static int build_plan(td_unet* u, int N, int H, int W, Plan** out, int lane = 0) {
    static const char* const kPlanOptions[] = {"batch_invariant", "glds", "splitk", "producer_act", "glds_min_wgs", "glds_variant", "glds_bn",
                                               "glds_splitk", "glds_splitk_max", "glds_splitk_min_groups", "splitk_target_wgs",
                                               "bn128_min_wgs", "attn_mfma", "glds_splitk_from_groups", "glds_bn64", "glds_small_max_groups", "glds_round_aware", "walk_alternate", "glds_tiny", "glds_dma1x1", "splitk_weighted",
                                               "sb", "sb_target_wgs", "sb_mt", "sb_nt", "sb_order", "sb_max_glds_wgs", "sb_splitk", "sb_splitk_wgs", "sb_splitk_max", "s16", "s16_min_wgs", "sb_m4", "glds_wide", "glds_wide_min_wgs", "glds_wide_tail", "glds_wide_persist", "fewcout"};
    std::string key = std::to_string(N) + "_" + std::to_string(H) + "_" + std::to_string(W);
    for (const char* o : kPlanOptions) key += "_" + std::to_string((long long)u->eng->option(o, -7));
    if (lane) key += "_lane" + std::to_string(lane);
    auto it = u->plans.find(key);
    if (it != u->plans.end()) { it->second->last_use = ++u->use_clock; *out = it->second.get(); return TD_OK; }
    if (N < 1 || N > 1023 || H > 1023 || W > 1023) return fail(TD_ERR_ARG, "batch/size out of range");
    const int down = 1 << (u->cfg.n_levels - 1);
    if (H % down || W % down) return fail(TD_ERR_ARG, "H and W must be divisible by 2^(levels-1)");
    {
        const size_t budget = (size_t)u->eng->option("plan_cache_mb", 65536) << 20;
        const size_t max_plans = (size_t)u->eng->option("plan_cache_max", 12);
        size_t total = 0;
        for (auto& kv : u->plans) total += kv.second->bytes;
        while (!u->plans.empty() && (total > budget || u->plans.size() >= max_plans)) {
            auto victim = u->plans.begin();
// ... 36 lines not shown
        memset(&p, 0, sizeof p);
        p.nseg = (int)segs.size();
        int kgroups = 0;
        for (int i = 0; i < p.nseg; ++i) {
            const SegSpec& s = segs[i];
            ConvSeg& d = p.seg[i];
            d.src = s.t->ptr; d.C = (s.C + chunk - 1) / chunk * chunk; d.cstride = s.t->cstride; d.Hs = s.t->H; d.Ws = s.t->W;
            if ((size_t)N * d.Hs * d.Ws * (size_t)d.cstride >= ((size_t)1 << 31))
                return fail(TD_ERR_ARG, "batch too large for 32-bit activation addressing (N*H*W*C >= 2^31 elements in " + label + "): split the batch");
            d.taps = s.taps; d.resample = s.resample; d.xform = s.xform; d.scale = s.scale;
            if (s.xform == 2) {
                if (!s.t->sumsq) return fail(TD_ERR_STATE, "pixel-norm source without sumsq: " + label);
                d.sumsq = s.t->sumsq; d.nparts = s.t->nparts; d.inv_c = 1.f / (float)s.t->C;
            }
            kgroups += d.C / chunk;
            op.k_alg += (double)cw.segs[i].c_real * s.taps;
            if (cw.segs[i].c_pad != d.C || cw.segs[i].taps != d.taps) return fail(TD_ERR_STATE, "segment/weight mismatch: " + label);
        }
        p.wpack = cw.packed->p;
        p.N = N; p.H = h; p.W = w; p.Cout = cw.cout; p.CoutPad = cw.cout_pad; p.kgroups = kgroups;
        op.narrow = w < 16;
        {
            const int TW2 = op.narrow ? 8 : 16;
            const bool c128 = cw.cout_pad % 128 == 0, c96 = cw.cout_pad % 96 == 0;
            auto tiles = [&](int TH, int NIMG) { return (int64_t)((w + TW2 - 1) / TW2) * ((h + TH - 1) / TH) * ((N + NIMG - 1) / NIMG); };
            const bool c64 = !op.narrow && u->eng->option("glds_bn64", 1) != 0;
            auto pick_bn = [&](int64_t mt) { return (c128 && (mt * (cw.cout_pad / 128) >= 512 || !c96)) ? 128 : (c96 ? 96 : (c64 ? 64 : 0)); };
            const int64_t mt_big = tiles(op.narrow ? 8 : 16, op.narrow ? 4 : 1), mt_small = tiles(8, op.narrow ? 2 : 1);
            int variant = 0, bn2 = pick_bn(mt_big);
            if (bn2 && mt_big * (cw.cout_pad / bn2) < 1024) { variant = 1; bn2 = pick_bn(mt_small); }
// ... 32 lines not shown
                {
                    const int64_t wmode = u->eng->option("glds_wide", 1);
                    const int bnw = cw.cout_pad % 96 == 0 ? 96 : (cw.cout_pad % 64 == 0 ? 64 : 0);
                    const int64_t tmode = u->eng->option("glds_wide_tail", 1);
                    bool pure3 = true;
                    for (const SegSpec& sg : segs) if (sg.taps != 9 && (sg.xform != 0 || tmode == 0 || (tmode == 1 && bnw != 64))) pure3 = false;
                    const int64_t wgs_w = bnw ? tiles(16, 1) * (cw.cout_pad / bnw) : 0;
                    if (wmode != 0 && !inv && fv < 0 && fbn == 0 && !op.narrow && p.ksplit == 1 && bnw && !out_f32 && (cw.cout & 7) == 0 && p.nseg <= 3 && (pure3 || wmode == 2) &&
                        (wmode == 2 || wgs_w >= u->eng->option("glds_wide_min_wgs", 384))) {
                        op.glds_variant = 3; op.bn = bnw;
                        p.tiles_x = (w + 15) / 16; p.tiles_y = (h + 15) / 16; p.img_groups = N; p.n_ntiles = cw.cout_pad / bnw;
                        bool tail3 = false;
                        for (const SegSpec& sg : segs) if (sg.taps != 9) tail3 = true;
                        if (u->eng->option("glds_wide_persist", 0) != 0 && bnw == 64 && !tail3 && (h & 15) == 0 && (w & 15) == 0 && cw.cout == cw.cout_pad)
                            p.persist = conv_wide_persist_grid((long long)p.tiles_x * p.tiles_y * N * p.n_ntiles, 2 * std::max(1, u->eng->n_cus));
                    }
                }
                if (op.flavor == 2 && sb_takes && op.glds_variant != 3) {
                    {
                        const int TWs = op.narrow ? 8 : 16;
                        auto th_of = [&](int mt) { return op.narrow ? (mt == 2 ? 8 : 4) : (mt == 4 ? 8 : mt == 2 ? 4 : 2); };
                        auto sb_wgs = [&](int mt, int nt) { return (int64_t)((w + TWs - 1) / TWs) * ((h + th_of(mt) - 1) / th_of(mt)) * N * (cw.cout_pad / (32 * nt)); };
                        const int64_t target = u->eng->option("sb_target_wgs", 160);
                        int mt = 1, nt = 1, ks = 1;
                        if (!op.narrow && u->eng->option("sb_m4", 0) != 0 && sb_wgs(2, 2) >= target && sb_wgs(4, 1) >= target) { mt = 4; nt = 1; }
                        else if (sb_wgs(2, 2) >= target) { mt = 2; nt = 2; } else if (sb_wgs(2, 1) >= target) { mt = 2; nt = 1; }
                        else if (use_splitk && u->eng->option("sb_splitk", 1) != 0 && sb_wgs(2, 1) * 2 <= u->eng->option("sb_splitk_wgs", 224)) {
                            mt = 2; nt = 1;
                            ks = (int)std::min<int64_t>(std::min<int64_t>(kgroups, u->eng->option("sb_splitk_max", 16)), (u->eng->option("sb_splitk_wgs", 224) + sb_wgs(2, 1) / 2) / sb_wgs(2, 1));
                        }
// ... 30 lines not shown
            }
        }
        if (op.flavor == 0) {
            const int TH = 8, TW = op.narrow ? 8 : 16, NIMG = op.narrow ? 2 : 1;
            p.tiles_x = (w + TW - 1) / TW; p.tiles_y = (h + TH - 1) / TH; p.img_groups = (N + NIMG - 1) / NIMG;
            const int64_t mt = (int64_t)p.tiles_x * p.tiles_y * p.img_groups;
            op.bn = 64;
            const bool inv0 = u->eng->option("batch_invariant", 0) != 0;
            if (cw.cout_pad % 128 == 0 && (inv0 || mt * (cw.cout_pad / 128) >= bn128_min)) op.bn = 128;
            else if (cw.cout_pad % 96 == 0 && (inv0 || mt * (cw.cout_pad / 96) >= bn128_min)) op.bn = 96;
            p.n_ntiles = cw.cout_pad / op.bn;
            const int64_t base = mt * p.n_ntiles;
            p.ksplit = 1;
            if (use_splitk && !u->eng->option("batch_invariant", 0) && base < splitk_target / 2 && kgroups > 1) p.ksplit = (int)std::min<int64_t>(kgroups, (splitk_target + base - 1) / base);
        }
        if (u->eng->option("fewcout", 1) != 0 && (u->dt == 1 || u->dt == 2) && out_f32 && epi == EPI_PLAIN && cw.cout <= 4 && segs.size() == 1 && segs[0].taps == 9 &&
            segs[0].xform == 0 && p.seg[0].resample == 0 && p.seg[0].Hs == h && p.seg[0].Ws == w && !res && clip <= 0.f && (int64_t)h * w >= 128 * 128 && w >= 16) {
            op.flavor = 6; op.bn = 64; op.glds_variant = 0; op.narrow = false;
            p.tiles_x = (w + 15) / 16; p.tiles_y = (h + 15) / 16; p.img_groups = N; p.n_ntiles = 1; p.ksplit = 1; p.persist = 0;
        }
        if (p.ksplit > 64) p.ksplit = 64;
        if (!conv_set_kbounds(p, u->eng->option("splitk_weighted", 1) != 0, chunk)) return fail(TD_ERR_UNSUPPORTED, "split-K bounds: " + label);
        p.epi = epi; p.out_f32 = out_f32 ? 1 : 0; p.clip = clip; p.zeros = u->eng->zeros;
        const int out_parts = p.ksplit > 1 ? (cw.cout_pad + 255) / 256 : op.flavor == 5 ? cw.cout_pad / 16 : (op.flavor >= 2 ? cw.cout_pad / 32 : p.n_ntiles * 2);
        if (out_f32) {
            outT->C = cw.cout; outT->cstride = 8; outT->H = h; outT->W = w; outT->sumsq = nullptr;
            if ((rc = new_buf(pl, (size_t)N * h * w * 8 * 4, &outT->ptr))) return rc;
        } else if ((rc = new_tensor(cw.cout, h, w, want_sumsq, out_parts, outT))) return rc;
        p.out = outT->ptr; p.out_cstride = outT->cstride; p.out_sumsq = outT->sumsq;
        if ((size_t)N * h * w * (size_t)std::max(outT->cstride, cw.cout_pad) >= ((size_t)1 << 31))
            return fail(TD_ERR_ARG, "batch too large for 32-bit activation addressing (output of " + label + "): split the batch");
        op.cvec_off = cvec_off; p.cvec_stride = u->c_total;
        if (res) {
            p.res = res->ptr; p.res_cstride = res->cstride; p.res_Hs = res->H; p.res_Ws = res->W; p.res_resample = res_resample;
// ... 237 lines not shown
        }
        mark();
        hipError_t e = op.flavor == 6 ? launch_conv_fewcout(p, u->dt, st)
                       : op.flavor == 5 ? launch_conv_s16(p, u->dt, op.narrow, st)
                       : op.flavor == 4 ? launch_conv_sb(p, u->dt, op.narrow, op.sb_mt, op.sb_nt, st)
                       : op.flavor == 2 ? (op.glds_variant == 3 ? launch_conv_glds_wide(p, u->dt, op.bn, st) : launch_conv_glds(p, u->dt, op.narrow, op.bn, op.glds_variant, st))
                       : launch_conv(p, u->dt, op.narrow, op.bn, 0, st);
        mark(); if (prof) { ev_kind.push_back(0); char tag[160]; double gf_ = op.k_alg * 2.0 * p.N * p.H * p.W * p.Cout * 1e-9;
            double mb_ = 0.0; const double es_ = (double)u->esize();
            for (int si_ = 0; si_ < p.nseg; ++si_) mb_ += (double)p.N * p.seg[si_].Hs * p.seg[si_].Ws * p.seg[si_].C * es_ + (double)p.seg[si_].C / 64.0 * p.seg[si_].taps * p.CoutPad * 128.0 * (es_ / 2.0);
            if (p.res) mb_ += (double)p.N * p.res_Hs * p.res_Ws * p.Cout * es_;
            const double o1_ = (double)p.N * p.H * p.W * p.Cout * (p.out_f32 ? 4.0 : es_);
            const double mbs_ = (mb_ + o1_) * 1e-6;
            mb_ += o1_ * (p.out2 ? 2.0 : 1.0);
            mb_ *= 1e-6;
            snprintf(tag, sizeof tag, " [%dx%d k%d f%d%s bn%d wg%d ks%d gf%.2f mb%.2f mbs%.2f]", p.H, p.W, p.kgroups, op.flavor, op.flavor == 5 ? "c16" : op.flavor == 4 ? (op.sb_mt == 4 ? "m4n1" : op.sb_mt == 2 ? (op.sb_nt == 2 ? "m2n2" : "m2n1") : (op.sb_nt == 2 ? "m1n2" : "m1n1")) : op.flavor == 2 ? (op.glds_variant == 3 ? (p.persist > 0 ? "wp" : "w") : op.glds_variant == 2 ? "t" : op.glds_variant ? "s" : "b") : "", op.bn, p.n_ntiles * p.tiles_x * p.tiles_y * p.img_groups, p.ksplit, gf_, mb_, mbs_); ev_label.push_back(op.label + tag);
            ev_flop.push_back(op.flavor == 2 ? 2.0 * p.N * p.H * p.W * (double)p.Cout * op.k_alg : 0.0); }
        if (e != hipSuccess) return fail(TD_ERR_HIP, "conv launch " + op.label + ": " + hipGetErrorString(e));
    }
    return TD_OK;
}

========================================================================

● **TASK INSTRUCTIONS**:
Could you transcribe the entries above word for word, from the line with "if (lane) key" down to the line with "const size_t budget", keeping both?

● **SOLUTION FOR THIS PROBLEM**:
    if (lane) key += "_lane" + std::to_string(lane);
    auto it = u->plans.find(key);
    if (it != u->plans.end()) { it->second->last_use = ++u->use_clock; *out = it->second.get(); return TD_OK; }
    if (N < 1 || N > 1023 || H > 1023 || W > 1023) return fail(TD_ERR_ARG, "batch/size out of range");
    const int down = 1 << (u->cfg.n_levels - 1);
    if (H % down || W % down) return fail(TD_ERR_ARG, "H and W must be divisible by 2^(levels-1)");
    {
        const size_t budget = (size_t)u->eng->option("plan_cache_mb", 65536) << 20;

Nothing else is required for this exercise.